How Investing Became My New Fantasy Basketball
By Devang Patel | June 12, 2020
I was distraught by the NBA season’s cancellation in early March. Fantasy basketball had become a large part of my life, I was fresh off of a championship in my league, and I was almost guaranteed a second one this year. Coming home from school and finishing the semester at home was devastating, yet it may have been a blessing in disguise because I began actively managing my own portfolio. In doing so, I realized that the skills I gained in fantasy basketball were highly applicable to trading.
Starting with a blank portfolio was the same as beginning my draft. Who were the top players I wanted to build around? In basketball, I stuck to players who finished consistently well down the stretch, taking Andre Drummond and Russell Westbrook in the first two rounds. Drummond was an easy pick for a league dependent on field goal efficiency and rebounding, as was Westbrook, arguably the greatest stat-stuffer of all time. Understanding the rules and values each player brought let me evaluate them holistically. I treated my portfolio the same way, picking companies such as JP Morgan, Facebook, Netflix, and Target to build around. Consistency was something I needed in order to mitigate risk, and these companies all had great track records, notwithstanding struggles around the March 23rd market lows. They were worthy investments in my eyes, star players that could be relied upon to perform day-in and day-out.
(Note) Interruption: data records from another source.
static int stream_run(int32_t imessage, int64_t m, int64_t n, int64_t k, int64_t nnz, const int64_t *pntrb, const int64_t *pntre,
                      const isplib_stream_plan *plan, const float *y, int64_t ldy, float *z, int64_t ldz, int64_t *z_arg,
                      void *workspace, size_t workspace_bytes, const isplib_epilogue *ep, void *stream) {
   clear_error();
   const bool mm = imessage == ISPLIB_MSG_SPMM_MAX || imessage == ISPLIB_MSG_SPMM_MIN;
   if (imessage != ISPLIB_MSG_SPMM_SUM && imessage != ISPLIB_MSG_SPMM_MEAN && !mm)
      return fail(ISPLIB_NO_OPT_IMPL, "fusedMM_csr_stream_hip: message outside the SpMM set");
   if (m < 0 || n < 0 || k < 0 || nnz < 0) return fail(ISPLIB_FAIL, "fusedMM_csr_stream_hip: negative dimension");
   if (m == 0 || k == 0) return ISPLIB_SUCCESS;
   if (!plan) return fail(ISPLIB_FAIL, "fusedMM_csr_stream_hip: plan is required");
   if (plan->rows != m || plan->cols != n) return fail(ISPLIB_FAIL, "fusedMM_csr_stream_hip: the plan was built for another shape");
   if (n >= (1LL << 24) || ldy >= (1LL << 22)) return fail(ISPLIB_FAIL, "fusedMM_csr_stream_hip: n must be < 2^24 and ldy < 2^22 (24-bit address arithmetic)");
   if (plan->streams != 2 && plan->streams != 4 && plan->streams != 8)
      return fail(ISPLIB_FAIL, "fusedMM_csr_stream_hip: bad plan geometry (streams 2, 4 or 8)");
   if (mm && plan->streams != 4 && plan->streams != 8) return fail(ISPLIB_FAIL, "fusedMM_csr_stream_hip: max / min run on 4- or 8-stream plans (isplib_spmm_stream_minmax_geometry)");
   if (plan->gens < 1 || plan->waves_per_gen < 1 || plan->rows_per_wave != stream_geom(plan->streams, mm).nvmax)
      return fail(ISPLIB_FAIL, "fusedMM_csr_stream_hip: bad plan geometry (rows_per_wave must be what isplib_spmm_stream_geometry / _minmax_geometry reports)");
   if (mm && plan->n_steps > 0 && !plan->perm) return fail(ISPLIB_FAIL, "fusedMM_csr_stream_hip: max / min need the plan's perm array (the winners' CSR positions)");
   if (mm && nnz >= (1LL << 31)) return fail(ISPLIB_FAIL, "fusedMM_csr_stream_hip: max / min need nnz < 2^31");
   if (mm && ep) return fail(ISPLIB_FAIL, "fusedMM_csr_stream_hip: the epilogue is defined for sum / mean only");
   if (mm && (unsigned long long)n * (unsigned long long)ldy * 4ull >= (1ull << 31))
      return fail(ISPLIB_FAIL, "fusedMM_csr_stream_minmax_hip: dense operand of 2 GiB or more (use fusedMM_csr_tasks_hip)");
   if (k < 4) return fail(ISPLIB_FAIL, "fusedMM_csr_stream_hip: k >= 4 required (use fusedMM_csr_hip)");
   if (ldy < k || ldz < k) return fail(ISPLIB_FAIL, "fusedMM_csr_stream_hip: leading dimension smaller than k");
   const unsigned long long yb = (unsigned long long)n * (unsigned long long)ldy * 4ull;
   if (yb > BUF_LIMIT) return fail(ISPLIB_FAIL, "fusedMM_csr_stream_hip: dense operand larger than 3.5 GiB (use fusedMM_csr_hip)");
   if (!pntrb || !pntre || !z || !y || !plan->wave_row || !plan->wave_part || !plan->wave_step_off ||
       (plan->n_steps > 0 && !plan->words) || (plan->n_hub > 0 && (!plan->hub_row || !plan->hub_off)))
      return fail(ISPLIB_FAIL, "fusedMM_csr_stream_hip: null operand");
   if (plan->n_parts > 0) {
      if (!workspace || workspace_bytes < (mm ? 2 : 1) * isplib_spmm_stream_workspace_bytes(plan)) return fail(ISPLIB_NOT_ENOUGH_MEM, "fusedMM_csr_stream_hip: workspace too small");
      if (((uintptr_t)workspace & 255) != 0) return fail(ISPLIB_FAIL, "fusedMM_csr_stream_hip: workspace must be 256-byte aligned");
   }
   SweepArgs a = {};
   a.empty_init = empty_row_init();
   a.k = k; a.nnz = nnz; a.pntrb = pntrb; a.pntre = pntre;
   a.y = y; a.ldy = ldy; a.ybytes = (unsigned)yb; a.z = z; a.ldz = ldz; a.z_arg = z_arg;
   a.mean = imessage == ISPLIB_MSG_SPMM_MEAN ? 1 : 0;
   a.ids = plan->perm; a.abs_ids = 1;
   a.wave_row = plan->wave_row; a.wave_part = plan->wave_part;
   a.words = plan->words; a.vals = plan->vals; a.wave_step_off = plan->wave_step_off; a.null_word = (unsigned)n;
   a.hub_row = plan->hub_row; a.hub_off = plan->hub_off; a.n_hub = plan->n_hub;
   a.part_val = (float *)workspace;
   a.part_idx = mm && workspace ? (int *)((char *)workspace + isplib_spmm_stream_workspace_bytes(plan)) : nullptr;
   if (ep) {
      if (ep->self && ep->ld_self < k) return fail(ISPLIB_FAIL, "fusedMM_csr_stream_hip: ld_self smaller than k");
      a.ep_row_scale = ep->row_scale; a.ep_self = ep->self; a.ep_ld_self = ep->ld_self; a.ep_bias = ep->bias;
      a.ep_relu = ep->relu ? 1 : 0;
   }
   hipStream_t st = (hipStream_t)stream;
   const int64_t pw = 256 / plan->streams;
   for (int64_t c0 = 0; c0 < k; c0 += pw) {
      SweepArgs p = a;
      p.k = (k - c0) < pw ? (k - c0) : pw;
      if (p.k < 4) {
         p.k = 4;
         c0 = k - 4;
      }
      p.y = y + c0;
      p.z = z + c0;
      p.ep_self = a.ep_self ? a.ep_self + c0 : nullptr;
      p.ep_bias = a.ep_bias ? a.ep_bias + c0 : nullptr;
      p.z_arg = z_arg ? z_arg + c0 : nullptr;
      p.ybytes = (unsigned)(yb - (unsigned long long)c0 * 4ull);
      for (int gen = 0; gen < plan->gens; gen++) {
         p.wave_base = gen * plan->waves_per_gen;
         p.wave_count = plan->waves_per_gen;
         int rc;
         if (imessage == ISPLIB_MSG_SPMM_MAX) rc = plan->vals ? launch_stream_minmax<OP_MAX, true>(p, st, plan->streams) : launch_stream_minmax<OP_MAX, false>(p, st, plan->streams);
         else if (imessage == ISPLIB_MSG_SPMM_MIN) rc = plan->vals ? launch_stream_minmax<OP_MIN, true>(p, st, plan->streams) : launch_stream_minmax<OP_MIN, false>(p, st, plan->streams);
         else if (plan->streams == 2) rc = plan->vals ? launch_stream<32, true>(p, st) : launch_stream<32, false>(p, st);
         else if (plan->streams == 4) rc = plan->vals ? launch_stream<16, true>(p, st) : launch_stream<16, false>(p, st);
         else rc = plan->vals ? launch_stream<8, true>(p, st) : launch_stream<8, false>(p, st);
         if (rc) return rc;
      }
      if (plan->n_hub > 0) {
         const bool v4 = (p.k % 4) == 0 && (p.ldz % 4) == 0 && ((uintptr_t)p.z & 15) == 0 && (!p.ep_self || ((p.ep_ld_self % 4) == 0 && ((uintptr_t)p.ep_self & 15) == 0));
         int64_t blocks = (plan->n_hub * (v4 ? p.k / 4 : p.k) + 255) / 256;
         if (blocks > 4096) blocks = 4096;
         if (imessage == ISPLIB_MSG_SPMM_MAX) {
            if (v4) hipLaunchKernelGGL((sweep_hub_fold_kernel<OP_MAX, 4>), dim3((unsigned)blocks), dim3(256), 0, st, p);
            else hipLaunchKernelGGL((sweep_hub_fold_kernel<OP_MAX, 1>), dim3((unsigned)blocks), dim3(256), 0, st, p);
         } else if (imessage == ISPLIB_MSG_SPMM_MIN) {
            if (v4) hipLaunchKernelGGL((sweep_hub_fold_kernel<OP_MIN, 4>), dim3((unsigned)blocks), dim3(256), 0, st, p);
            else hipLaunchKernelGGL((sweep_hub_fold_kernel<OP_MIN, 1>), dim3((unsigned)blocks), dim3(256), 0, st, p);
         } else if (v4) hipLaunchKernelGGL((sweep_hub_fold_kernel<OP_ADD, 4>), dim3((unsigned)blocks), dim3(256), 0, st, p);
         else hipLaunchKernelGGL((sweep_hub_fold_kernel<OP_ADD, 1>), dim3((unsigned)blocks), dim3(256), 0, st, p);
         const int rc = check_launch("sweep_hub_fold_kernel");
         if (rc) return rc;
      }
   }
   return ISPLIB_SUCCESS;
}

After selecting my top players/stocks, I went to see which players could be primed for a breakout. Similar to Brandon Ingram getting traded to the Pelicans and exploding onto the scene as a clear All-Star caliber player, DraftKings was my breakout stock when it performed significantly well in anticipation of the return of sports. Both moves substantially helped push my portfolio/team to the next level. I took an educated chance on what made logical sense, without delving deeply into the financials and multiples, and I relied on knowledge I had about the likely immediate effects of headline-grabbing news. I lacked the technical knowledge to carry out those analyses, forcing me to rely on my intuition alone. Nonetheless, for a stock trading 700x earnings to have a run up like that, taking 40% profits and getting out while ahead was the approach I decided to take. The same was true for the airlines, which I believed were primed to breakout as the economy reopened. As a result of accurately predicting these breakouts , my investments in DraftKings, American Airlines, and United Airlines have been three of my highest grossing investments. But once again, my fantasy basketball days helped me to avoid a classic pitfall. I learned that just because Coby White is on a hot streak doesn’t mean he will sustain his elevated output. It is crucial to analyze what factors led to the streak. Did the starting point guard get hurt, or were they in rebuilding mode? It’s hard to know for sure, but erring on the side of caution was the best thing to do. In the stock market, selling high is the same as trading a player following a good run. Yes, they may continue the streak, but once you’ve already made your gains on that asset, it might be the time to get out.
When you think Hertz and Avis, you think direct competition, and rightly so, but for this analogy, it’s best to view them as teammates. If Anthony Davis gets hurt or traded, it would be reasonable to assume that LeBron James, Davis’ teammate on the Lakers, may now have a larger workload and a more substantial statline. As soon as Andre Drummond was traded from the Pistons to the Cavaliers, I picked up Christian Wood, Drummond’s direct replacement. This move was pivotal in elevating my team’s performance. To draw a business parallel, Hertz declared bankruptcy on May 22, causing their stock price to plummet. This sudden demise of Hertz helped skyrocket the Avis stock, and my dad capitalized on this by gaining 80% on his investment in Avis in roughly a week. This really intrigued me, because it helped me understand where to look for potential breakout companies.
The fundamentals of fantasy and investing align more than one might expect, and I’m grateful I found these similarities. The complementary nature of these lessons has helped me amplify my gains in both realms . As I move forward, I am intrigued by what other similarities may emerge from this analogy, and if my investment experience can now aid my fantasy strategy. For those of you with fantasy experience who may be reading this to get a start with investing, know that you’re already ahead of the game and might know more than you think.